EXERCISE DIRECTIONS:
Select from the records below every line that has the word "CholPlan" in it.

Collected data
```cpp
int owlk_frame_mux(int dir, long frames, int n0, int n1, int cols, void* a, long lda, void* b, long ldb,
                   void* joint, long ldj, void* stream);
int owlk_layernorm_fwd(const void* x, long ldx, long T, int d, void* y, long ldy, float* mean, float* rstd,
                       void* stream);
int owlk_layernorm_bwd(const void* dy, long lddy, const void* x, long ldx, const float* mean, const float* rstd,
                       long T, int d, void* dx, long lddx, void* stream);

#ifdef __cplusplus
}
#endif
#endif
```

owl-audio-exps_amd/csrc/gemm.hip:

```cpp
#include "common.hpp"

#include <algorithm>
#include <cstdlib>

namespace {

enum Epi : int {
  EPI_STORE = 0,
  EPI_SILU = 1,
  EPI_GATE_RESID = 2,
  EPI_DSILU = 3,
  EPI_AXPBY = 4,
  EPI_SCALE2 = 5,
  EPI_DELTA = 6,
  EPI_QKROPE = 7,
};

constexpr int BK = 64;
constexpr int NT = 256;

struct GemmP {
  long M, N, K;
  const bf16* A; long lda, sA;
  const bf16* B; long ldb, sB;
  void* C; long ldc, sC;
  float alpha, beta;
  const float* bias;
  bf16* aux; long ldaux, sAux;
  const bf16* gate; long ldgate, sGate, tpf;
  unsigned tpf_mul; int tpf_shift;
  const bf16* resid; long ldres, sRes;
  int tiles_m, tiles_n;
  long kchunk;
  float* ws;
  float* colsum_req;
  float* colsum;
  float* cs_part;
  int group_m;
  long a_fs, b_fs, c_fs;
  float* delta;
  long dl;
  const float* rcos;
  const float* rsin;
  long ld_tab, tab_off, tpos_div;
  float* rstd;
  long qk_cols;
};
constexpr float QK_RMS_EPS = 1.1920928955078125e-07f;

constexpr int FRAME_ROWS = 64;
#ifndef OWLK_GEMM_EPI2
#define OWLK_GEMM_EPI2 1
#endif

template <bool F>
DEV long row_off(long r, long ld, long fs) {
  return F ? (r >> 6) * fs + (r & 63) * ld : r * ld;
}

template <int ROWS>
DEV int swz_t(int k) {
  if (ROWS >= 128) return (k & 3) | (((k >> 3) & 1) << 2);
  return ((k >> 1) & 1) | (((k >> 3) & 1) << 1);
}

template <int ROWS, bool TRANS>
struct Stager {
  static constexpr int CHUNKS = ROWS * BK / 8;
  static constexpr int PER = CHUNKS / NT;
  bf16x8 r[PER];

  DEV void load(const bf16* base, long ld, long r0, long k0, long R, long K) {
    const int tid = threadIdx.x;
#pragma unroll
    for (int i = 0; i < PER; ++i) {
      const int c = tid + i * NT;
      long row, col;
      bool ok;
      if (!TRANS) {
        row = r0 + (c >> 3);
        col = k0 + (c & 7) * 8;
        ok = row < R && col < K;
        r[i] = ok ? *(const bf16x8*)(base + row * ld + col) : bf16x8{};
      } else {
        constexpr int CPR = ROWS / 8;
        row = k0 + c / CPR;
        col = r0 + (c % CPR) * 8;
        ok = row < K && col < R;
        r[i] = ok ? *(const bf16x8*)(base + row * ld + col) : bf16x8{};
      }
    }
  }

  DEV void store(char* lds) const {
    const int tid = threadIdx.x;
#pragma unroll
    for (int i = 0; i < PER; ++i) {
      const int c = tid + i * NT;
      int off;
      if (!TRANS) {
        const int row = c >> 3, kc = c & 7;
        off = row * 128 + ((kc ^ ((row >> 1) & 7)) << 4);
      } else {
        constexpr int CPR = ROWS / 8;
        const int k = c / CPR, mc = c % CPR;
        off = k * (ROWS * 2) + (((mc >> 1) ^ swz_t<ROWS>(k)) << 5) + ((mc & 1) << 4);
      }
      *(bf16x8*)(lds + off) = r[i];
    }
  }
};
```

...

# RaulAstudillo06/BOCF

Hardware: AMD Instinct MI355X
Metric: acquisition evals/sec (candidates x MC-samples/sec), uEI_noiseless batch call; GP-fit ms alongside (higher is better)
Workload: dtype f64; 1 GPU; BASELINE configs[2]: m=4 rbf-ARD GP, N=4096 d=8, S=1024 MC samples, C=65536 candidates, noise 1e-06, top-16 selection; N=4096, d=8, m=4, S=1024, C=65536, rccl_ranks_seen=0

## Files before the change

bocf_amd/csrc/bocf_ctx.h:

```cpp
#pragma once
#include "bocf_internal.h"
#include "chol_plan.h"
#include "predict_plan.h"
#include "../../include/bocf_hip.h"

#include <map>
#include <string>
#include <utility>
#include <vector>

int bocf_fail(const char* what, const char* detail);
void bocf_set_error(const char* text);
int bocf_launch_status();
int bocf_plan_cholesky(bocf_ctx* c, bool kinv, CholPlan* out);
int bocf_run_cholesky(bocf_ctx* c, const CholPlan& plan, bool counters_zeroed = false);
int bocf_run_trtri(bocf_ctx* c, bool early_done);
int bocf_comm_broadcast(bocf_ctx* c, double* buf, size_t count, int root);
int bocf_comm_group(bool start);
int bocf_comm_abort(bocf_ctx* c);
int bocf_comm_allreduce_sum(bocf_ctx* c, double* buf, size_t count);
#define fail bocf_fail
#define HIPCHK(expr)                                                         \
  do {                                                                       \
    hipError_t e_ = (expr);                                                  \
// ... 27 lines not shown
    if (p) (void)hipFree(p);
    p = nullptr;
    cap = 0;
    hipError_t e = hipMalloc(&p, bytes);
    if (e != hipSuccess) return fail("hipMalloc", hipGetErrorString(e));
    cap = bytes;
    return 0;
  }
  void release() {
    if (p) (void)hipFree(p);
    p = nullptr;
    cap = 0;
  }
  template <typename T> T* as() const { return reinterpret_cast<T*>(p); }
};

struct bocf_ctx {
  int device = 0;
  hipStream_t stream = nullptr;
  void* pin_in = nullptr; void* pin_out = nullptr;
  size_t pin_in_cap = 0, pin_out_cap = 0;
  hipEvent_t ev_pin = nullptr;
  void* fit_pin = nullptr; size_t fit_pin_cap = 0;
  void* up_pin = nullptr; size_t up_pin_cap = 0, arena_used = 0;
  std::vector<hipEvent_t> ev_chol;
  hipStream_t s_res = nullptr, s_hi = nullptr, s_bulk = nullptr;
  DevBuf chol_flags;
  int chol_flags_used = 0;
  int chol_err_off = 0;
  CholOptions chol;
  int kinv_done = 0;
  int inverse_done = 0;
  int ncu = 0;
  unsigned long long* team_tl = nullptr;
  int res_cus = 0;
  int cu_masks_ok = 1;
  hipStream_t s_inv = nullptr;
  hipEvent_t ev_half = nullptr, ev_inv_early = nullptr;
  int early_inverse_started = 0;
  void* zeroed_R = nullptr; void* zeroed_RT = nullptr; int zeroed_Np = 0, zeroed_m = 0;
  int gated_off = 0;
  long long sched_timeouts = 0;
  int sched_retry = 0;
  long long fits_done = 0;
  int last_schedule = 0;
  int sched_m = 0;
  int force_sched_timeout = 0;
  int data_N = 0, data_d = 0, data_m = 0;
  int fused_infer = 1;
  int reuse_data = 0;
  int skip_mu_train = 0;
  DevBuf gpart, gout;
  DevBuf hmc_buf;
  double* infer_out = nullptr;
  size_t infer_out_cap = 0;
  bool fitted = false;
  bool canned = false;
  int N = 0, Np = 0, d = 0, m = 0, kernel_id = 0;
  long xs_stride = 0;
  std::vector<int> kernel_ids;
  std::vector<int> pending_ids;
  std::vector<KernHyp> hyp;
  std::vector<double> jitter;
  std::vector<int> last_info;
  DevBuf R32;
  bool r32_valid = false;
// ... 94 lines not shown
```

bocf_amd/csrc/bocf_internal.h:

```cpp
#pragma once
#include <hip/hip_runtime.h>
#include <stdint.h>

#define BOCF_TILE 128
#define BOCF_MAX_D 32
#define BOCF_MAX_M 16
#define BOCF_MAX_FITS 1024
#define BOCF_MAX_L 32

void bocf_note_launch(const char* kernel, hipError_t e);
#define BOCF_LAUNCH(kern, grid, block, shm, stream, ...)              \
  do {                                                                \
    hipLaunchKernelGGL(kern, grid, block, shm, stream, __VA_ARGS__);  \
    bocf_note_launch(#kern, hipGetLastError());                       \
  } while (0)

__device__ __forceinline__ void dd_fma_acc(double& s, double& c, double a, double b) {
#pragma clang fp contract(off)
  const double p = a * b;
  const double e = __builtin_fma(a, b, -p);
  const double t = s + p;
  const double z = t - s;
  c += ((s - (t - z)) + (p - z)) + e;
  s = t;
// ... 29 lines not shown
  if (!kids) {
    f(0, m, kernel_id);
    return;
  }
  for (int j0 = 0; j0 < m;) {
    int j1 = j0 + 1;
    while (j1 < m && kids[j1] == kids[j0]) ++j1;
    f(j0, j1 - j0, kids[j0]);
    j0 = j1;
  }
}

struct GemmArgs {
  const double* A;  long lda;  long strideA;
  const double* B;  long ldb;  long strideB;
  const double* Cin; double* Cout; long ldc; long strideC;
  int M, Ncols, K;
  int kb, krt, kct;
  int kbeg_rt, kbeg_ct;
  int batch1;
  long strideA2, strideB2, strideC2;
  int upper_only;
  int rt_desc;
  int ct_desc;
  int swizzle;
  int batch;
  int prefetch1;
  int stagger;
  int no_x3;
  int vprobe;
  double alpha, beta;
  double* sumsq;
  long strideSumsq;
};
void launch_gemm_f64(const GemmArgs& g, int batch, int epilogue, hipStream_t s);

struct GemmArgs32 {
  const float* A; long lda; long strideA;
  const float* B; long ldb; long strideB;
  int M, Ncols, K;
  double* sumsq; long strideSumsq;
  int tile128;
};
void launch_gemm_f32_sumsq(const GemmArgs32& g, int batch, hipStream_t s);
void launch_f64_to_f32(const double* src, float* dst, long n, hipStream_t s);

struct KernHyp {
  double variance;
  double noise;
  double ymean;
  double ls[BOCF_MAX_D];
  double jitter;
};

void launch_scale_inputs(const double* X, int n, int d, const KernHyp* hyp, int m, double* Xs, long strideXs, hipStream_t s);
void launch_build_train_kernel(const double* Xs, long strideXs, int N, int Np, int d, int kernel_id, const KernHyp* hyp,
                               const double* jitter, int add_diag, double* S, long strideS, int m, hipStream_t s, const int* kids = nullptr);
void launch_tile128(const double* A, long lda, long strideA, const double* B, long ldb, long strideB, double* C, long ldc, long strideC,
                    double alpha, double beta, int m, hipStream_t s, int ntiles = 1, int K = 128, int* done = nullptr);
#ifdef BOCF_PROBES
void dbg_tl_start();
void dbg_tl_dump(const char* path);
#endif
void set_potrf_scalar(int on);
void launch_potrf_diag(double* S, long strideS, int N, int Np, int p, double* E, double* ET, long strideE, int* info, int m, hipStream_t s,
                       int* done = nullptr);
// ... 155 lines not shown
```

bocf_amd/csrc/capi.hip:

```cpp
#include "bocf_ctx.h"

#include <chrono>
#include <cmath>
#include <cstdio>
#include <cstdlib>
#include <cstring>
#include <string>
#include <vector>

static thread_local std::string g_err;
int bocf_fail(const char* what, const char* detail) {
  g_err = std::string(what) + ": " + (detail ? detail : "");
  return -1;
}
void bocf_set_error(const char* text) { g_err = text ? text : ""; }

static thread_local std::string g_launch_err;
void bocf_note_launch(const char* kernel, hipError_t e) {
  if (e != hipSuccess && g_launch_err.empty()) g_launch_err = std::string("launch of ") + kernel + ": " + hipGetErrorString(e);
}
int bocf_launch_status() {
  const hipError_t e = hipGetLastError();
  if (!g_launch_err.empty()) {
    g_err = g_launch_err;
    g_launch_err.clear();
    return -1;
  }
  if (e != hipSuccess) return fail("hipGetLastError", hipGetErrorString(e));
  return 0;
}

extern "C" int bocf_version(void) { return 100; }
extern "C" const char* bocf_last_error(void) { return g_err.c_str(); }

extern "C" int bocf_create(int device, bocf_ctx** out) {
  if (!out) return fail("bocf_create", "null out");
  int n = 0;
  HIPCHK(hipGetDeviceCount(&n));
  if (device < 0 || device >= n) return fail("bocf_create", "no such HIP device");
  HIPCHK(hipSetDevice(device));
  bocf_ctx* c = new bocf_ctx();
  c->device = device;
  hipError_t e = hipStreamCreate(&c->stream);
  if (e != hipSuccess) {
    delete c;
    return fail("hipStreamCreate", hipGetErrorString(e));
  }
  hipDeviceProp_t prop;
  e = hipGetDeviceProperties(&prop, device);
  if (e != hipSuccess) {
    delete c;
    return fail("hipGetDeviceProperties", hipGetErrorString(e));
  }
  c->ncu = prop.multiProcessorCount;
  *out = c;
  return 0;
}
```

REPLY TO THE TASK:
int bocf_plan_cholesky(bocf_ctx* c, bool kinv, CholPlan* out);
int bocf_run_cholesky(bocf_ctx* c, const CholPlan& plan, bool counters_zeroed = false);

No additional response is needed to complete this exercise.